In the opinion of the most recent writers on the subject the Christian
Fish symbolism derives directly from the Jewish, the Jews, on their
side having borrowed freely from Syrian belief and practice.[36]
What may be regarded as the central point of Jewish Fish symbolism is
the tradition that, at the end of the world, Messias will catch the
great Fish Leviathan, and divide its flesh as food among the faithful.

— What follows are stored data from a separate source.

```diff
diff --git a/transformer-inertial-poser_amd/csrc/tip_fused.hip b/transformer-inertial-poser_amd/csrc/tip_fused.hip
--- a/transformer-inertial-poser_amd/csrc/tip_fused.hip
+++ b/transformer-inertial-poser_amd/csrc/tip_fused.hip
@@ -171,6 +171,13 @@
     return make_float4(f.x, f.y, f.z, f.w);
 }
 
+__device__ __forceinline__ f32x4 load_bias4(__amdgpu_buffer_rsrc_t rsrc, int voff, int soff) {
+    return __builtin_bit_cast(f32x4, __builtin_amdgcn_raw_buffer_load_b128(rsrc, voff, soff, 0));
+}
+__device__ __forceinline__ float load_bias1(__amdgpu_buffer_rsrc_t rsrc, int voff, int soff) {
+    return __uint_as_float(__builtin_amdgcn_raw_buffer_load_b32(rsrc, voff, soff, 0));
+}
+
 template <int NBW>
 struct WRing {
     float4 w0[NBW], w1[NBW];
@@ -775,17 +782,16 @@
         {
             f32x4 acc[RBM][2], acct[RBT][2];
             zero_acc_h<2>(acc, acct);
-            gemm_phase_h<2, KIN / 16, 0, TR>(acc, acct, U + am(LDU), U + at(LDU), LDU, rsrc, voff, in_soff, (KIN / 16) * 1024, g_in, in_soff,
+            gemm_phase_h<2, KIN / 16, 2, TR>(acc, acct, U + am(LDU), U + at(LDU), LDU, rsrc, voff, in_soff, (KIN / 16) * 1024, g_in, in_soff,
                                       (KIN / 16) * 1024);
             ring_prefetch<3>(g_qkv, rsrc, voff, (int)(LAYER0 * 4) + (int)(QKV_W * 4) + wave * 16 * 1024, 16 * 16 * 1024);
 #pragma unroll
             for (int n = 0; n < 2; ++n) {
-                const int col = (wave * 2 + n) * 16 + l15;
-                const float bv = wts[IN_B + col];
-#pragma unroll
-                for (int r = 0; r < RBM; ++r)
-#pragma unroll
-                    for (int e = 0; e < 4; ++e) X[(r * 16 + lg * 4 + e) * LDX + col] = acc[r][n][e] + bv;
+                const int cb = (wave * 2 + n) * 16, col = cb + l15;
+                const f32x4 bv4 = load_bias4(rsrc, lg * 16, (int)(IN_B * 4) + cb * 4);
+                const float bv = load_bias1(rsrc, l15 * 4, (int)(IN_B * 4) + cb * 4);
+#pragma unroll
+                for (int r = 0; r < RBM; ++r) *reinterpret_cast<f32x4*>(X + am(LDX) + r * 16 * LDX + cb) = acc[r][n] + bv4;
 #pragma unroll
                 for (int r = 0; r < RBT; ++r) X[(TAIL0 + 4 * r + lg) * LDX + col] = tail_reduce(acct[r][n], lg) + bv;
             }
@@ -805,11 +811,7 @@
             const unsigned dk2 = DR ? tip_drop_key_s(dseed, (unsigned)(layer * 4 + 2)) : 0u;
             const unsigned dk3 = DR ? tip_drop_key_s(dseed, (unsigned)(layer * 4 + 3)) : 0u;
             float bvo[2], bv2[2];
-#pragma unroll
-            for (int n = 0; n < 2; ++n) {
-                bvo[n] = LW[WO_B + (wave * 2 + n) * 16 + l15];
-                bv2[n] = LW[W2_B + (wave * 2 + n) * 16 + l15];
-            }
+            f32x4 bvo4[2], bv24[2];
             WRing<2> g_o, g_f;
             float* Oc = C;
 #pragma unroll 1
@@ -883,37 +885,42 @@
             ring_prefetch<2>(g_f, rsrc, voff, lbase + (int)(W1_W * 4) + (wave * 2) * 16 * 1024, 16 * 1024);
             f32x4 acc_o[RBM][2], acc_ot[RBT][2];
             zero_acc_h<2>(acc_o, acc_ot);
+#pragma unroll
+            for (int n = 0; n < 2; ++n) {
+                bvo[n] = load_bias1(rsrc, l15 * 4, lbase + (int)(WO_B * 4) + (wave * 2 + n) * 64);
+                bvo4[n] = load_bias4(rsrc, lg * 16, lbase + (int)(WO_B * 4) + (wave * 2 + n) * 64);
+            }
             {
                 const int osoff = lbase + (int)(WO_W * 4) + (wave * 2) * 16 * 1024;
-                gemm_phase_h<2, 16, 0, TR>(acc_o, acc_ot, Oc + am(LDX), Oc + at(LDX), LDX, rsrc, voff, osoff, 16 * 1024, g_o, osoff, 16 * 1024);
+                gemm_phase_h<2, 16, 2, TR>(acc_o, acc_ot, Oc + am(LDX), Oc + at(LDX), LDX, rsrc, voff, osoff, 16 * 1024, g_o, osoff, 16 * 1024);
             }
             __syncthreads();
             FH_STAMP(16);
-            float xr[2][RBM][4], xt[2][RBT];
+            f32x4 xr[2][RBM];
+            float xt[2][RBT];
 #pragma unroll
             for (int n = 0; n < 2; ++n) {
-                const int col = (wave * 2 + n) * 16 + l15;
-#pragma unroll
-                for (int r = 0; r < RBM; ++r)
-#pragma unroll
-                    for (int e = 0; e < 4; ++e) xr[n][r][e] = X[(r * 16 + lg * 4 + e) * LDX + col];
+                const int cb = (wave * 2 + n) * 16, col = cb + l15;
+#pragma unroll
+                for (int r = 0; r < RBM; ++r) xr[n][r] = *reinterpret_cast<const f32x4*>(X + am(LDX) + r * 16 * LDX + cb);
 #pragma unroll
                 for (int r = 0; r < RBT; ++r) xt[n][r] = X[(TAIL0 + 4 * r + lg) * LDX + col];
             }
 #pragma unroll
             for (int n = 0; n < 2; ++n) {
-                const int col = (wave * 2 + n) * 16 + l15;
+                const int cb = (wave * 2 + n) * 16, col = cb + l15;
                 const float bv = bvo[n];
-                    const int hl = LIVE ? opaque(lane) : lane, hlg = LIVE ? hl >> 4 : lg, hcol = LIVE ? (wave * 2 + n) * 16 + (hl & 15) : col;
-#pragma unroll
-                for (int r = 0; r < RBM; ++r)
-#pragma unroll
-                    for (int e = 0; e < 4; ++e) {
-                        float v = acc_o[r][n][e] + bv;
-                        if (DR && tr.thresh)
-                            v = tip_drop_hash_k(dk1, (grow0 + r * 16 + hlg * 4 + e) * D + hcol) >= tr.thresh ? v * tr.scale : 0.f;
-                        X[(r * 16 + lg * 4 + e) * LDX + col] = xr[n][r][e] + v;
-                    }
+                    const int hl = LIVE ? opaque(lane) : lane, hlg = LIVE ? hl >> 4 : lg, hl15 = LIVE ? hl & 15 : l15, hcol = cb + hl15;
+#pragma unroll
+                for (int r = 0; r < RBM; ++r) {
+                    f32x4 v = acc_o[r][n] + bvo4[n];
+                    if (DR && tr.thresh) {
+#pragma unroll
+                        for (int e = 0; e < 4; ++e)
+                            v[e] = tip_drop_hash_k(dk1, (grow0 + r * 16 + hl15) * D + cb + hlg * 4 + e) >= tr.thresh ? v[e] * tr.scale : 0.f;
+                    }
+                    *reinterpret_cast<f32x4*>(X + am(LDX) + r * 16 * LDX + cb) = xr[n][r] + v;
+                }
 #pragma unroll
                 for (int r = 0; r < RBT; ++r) {
                     float v = tail_reduce(acc_ot[r][n], lg) + bv;
@@ -943,23 +950,29 @@
                     const int w1off = lbase + (int)(W1_W * 4) + nb0 * 16 * 1024;
                     const int w2off = lbase + (int)(W2_W * 4) + ((wave * 2) * 64 + f * 16) * 1024;
                     float bv1[2];
-#pragma unroll
-                    for (int n = 0; n < 2; ++n) bv1[n] = LW[W1_B + f * 256 + (wave * 2 + n) * 16 + l15];
-                    gemm_phase_h<2, 16, 0, TR>(acc, acct, X + am(LDX), X + at(LDX), LDX, rsrc, voff, w1off, 16 * 1024, g_f, w2off, 64 * 1024);
+                    f32x4 bv14[2];
 #pragma unroll
                     for (int n = 0; n < 2; ++n) {
-                        const int col = (wave * 2 + n) * 16 + l15;
+                        bv1[n] = load_bias1(rsrc, l15 * 4, lbase + (int)(W1_B * 4) + f * 1024 + (wave * 2 + n) * 64);
+                        bv14[n] = load_bias4(rsrc, lg * 16, lbase + (int)(W1_B * 4) + f * 1024 + (wave * 2 + n) * 64);
+                    }
+                    gemm_phase_h<2, 16, 2, TR>(acc, acct, X + am(LDX), X + at(LDX), LDX, rsrc, voff, w1off, 16 * 1024, g_f, w2off, 64 * 1024);
+#pragma unroll
+                    for (int n = 0; n < 2; ++n) {
+                        const int cb = (wave * 2 + n) * 16, col = cb + l15;
                         const float bv = bv1[n];
-                    const int hl = LIVE ? opaque(lane) : lane, hlg = LIVE ? hl >> 4 : lg, hcol = LIVE ? (wave * 2 + n) * 16 + (hl & 15) : col;
-#pragma unroll
-                        for (int r = 0; r < RBM; ++r)
+                    const int hl = LIVE ? opaque(lane) : lane, hlg = LIVE ? hl >> 4 : lg, hl15 = LIVE ? hl & 15 : l15, hcol = cb + hl15;
+#pragma unroll
+                        for (int r = 0; r < RBM; ++r) {
+                            f32x4 v = acc[r][n] + bv14[n];
 #pragma unroll
                             for (int e = 0; e < 4; ++e) {
-                                float v = fmaxf(acc[r][n][e] + bv, 0.f);
+                                v[e] = fmaxf(v[e], 0.f);
                                 if (DR && tr.thresh)
-                                    v = tip_drop_hash_k(dk2, (grow0 + r * 16 + hlg * 4 + e) * F + f * 256 + hcol) >= tr.thresh ? v * tr.scale : 0.f;
-                                Hc[(r * 16 + lg * 4 + e) * LDX + col] = v;
+                                    v[e] = tip_drop_hash_k(dk2, (grow0 + r * 16 + hl15) * F + f * 256 + cb + hlg * 4 + e) >= tr.thresh ? v[e] * tr.scale : 0.f;
                             }
+                            *reinterpret_cast<f32x4*>(Hc + am(LDX) + r * 16 * LDX + cb) = v;
+                        }
 #pragma unroll
                         for (int r = 0; r < RBT; ++r) {
                             float v = fmaxf(tail_reduce(acct[r][n], lg) + bv, 0.f);
@@ -978,7 +991,12 @@
                 {
                     const int w2off = lbase + (int)(W2_W * 4) + ((wave * 2) * 64 + f * 16) * 1024;
                     const int nxt = f < 3 ? lbase + (int)(W1_W * 4) + ((f + 1) * 16 + wave * 2) * 16 * 1024 : w2off;
-                    gemm_phase_h<2, 16, 0, TR>(acc_f, acc_ft, Hc + am(LDX), Hc + at(LDX), LDX, rsrc, voff, w2off, 64 * 1024, g_f, nxt,
+#pragma unroll
+                    for (int n = 0; n < 2; ++n) {
+                        bv2[n] = load_bias1(rsrc, l15 * 4, lbase + (int)(W2_B * 4) + (wave * 2 + n) * 64);
+                        bv24[n] = load_bias4(rsrc, lg * 16, lbase + (int)(W2_B * 4) + (wave * 2 + n) * 64);
+                    }
+                    gemm_phase_h<2, 16, 2, TR>(acc_f, acc_ft, Hc + am(LDX), Hc + at(LDX), LDX, rsrc, voff, w2off, 64 * 1024, g_f, nxt,
                                         f < 3 ? 16 * 1024 : 64 * 1024);
                 }
                 __syncthreads();
@@ -988,28 +1006,27 @@
                 ring_prefetch<3>(g_qkv, rsrc, voff, lbase + (int)(LAYER_FLOATS * 4) + (int)(QKV_W * 4) + wave * 16 * 1024, 16 * 16 * 1024);
 #pragma unroll
             for (int n = 0; n < 2; ++n) {
-                const int col = (wave * 2 + n) * 16 + l15;
-#pragma unroll
-                for (int r = 0; r < RBM; ++r)
-#pragma unroll
-                    for (int e = 0; e < 4; ++e) xr[n][r][e] = X[(r * 16 + lg * 4 + e) * LDX + col];
+                const int cb = (wave * 2 + n) * 16, col = cb + l15;
+#pragma unroll
+                for (int r = 0; r < RBM; ++r) xr[n][r] = *reinterpret_cast<const f32x4*>(X + am(LDX) + r * 16 * LDX + cb);
 #pragma unroll
                 for (int r = 0; r < RBT; ++r) xt[n][r] = X[(TAIL0 + 4 * r + lg) * LDX + col];
             }
 #pragma unroll
             for (int n = 0; n < 2; ++n) {
-                const int col = (wave * 2 + n) * 16 + l15;
+                const int cb = (wave * 2 + n) * 16, col = cb + l15;
                 const float bv = bv2[n];
-                    const int hl = LIVE ? opaque(lane) : lane, hlg = LIVE ? hl >> 4 : lg, hcol = LIVE ? (wave * 2 + n) * 16 + (hl & 15) : col;
-#pragma unroll
-                for (int r = 0; r < RBM; ++r)
-#pragma unroll
-                    for (int e = 0; e < 4; ++e) {
-                        float v = acc_f[r][n][e] + bv;
-                        if (DR && tr.thresh)
-                            v = tip_drop_hash_k(dk3, (grow0 + r * 16 + hlg * 4 + e) * D + hcol) >= tr.thresh ? v * tr.scale : 0.f;
-                        X[(r * 16 + lg * 4 + e) * LDX + col] = xr[n][r][e] + v;
-                    }
+                    const int hl = LIVE ? opaque(lane) : lane, hlg = LIVE ? hl >> 4 : lg, hl15 = LIVE ? hl & 15 : l15, hcol = cb + hl15;
+#pragma unroll
+                for (int r = 0; r < RBM; ++r) {
+                    f32x4 v = acc_f[r][n] + bv24[n];
+                    if (DR && tr.thresh) {
+#pragma unroll
+                        for (int e = 0; e < 4; ++e)
+                            v[e] = tip_drop_hash_k(dk3, (grow0 + r * 16 + hl15) * D + cb + hlg * 4 + e) >= tr.thresh ? v[e] * tr.scale : 0.f;
+                    }
+                    *reinterpret_cast<f32x4*>(X + am(LDX) + r * 16 * LDX + cb) = xr[n][r] + v;
+                }
 #pragma unroll
                 for (int r = 0; r < RBT; ++r) {
                     float v = tail_reduce(acc_ft[r][n], lg) + bv;
```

As a foreshadowing of this Messianic Feast the Jews were in the habit
of eating fish upon the Sabbath. During the Captivity, under the
influence of the worship of the goddess Atargatis, they transferred
the ceremony to the Friday, the eve of the Sabbath, a position which it
has retained to the present day. Eisler remarks that "in Galicia one
can see Israelite families in spite of their being reduced to the
extremest misery, procuring on Fridays a single gudgeon, to eat,
divided into fragments, at night-fall. In the 16th century Rabbi
Solomon Luria protested strongly against this practice. Fish, he
declared, should be eaten on the Sabbath itself, not on the Eve."[37]
This Jewish custom appears to have been adopted by the primitive
Church, and early Christians, on their side, celebrated a Sacramental
Fish-meal. The Catacombs supply us with numerous illustrations, fully
described by the two writers referred to.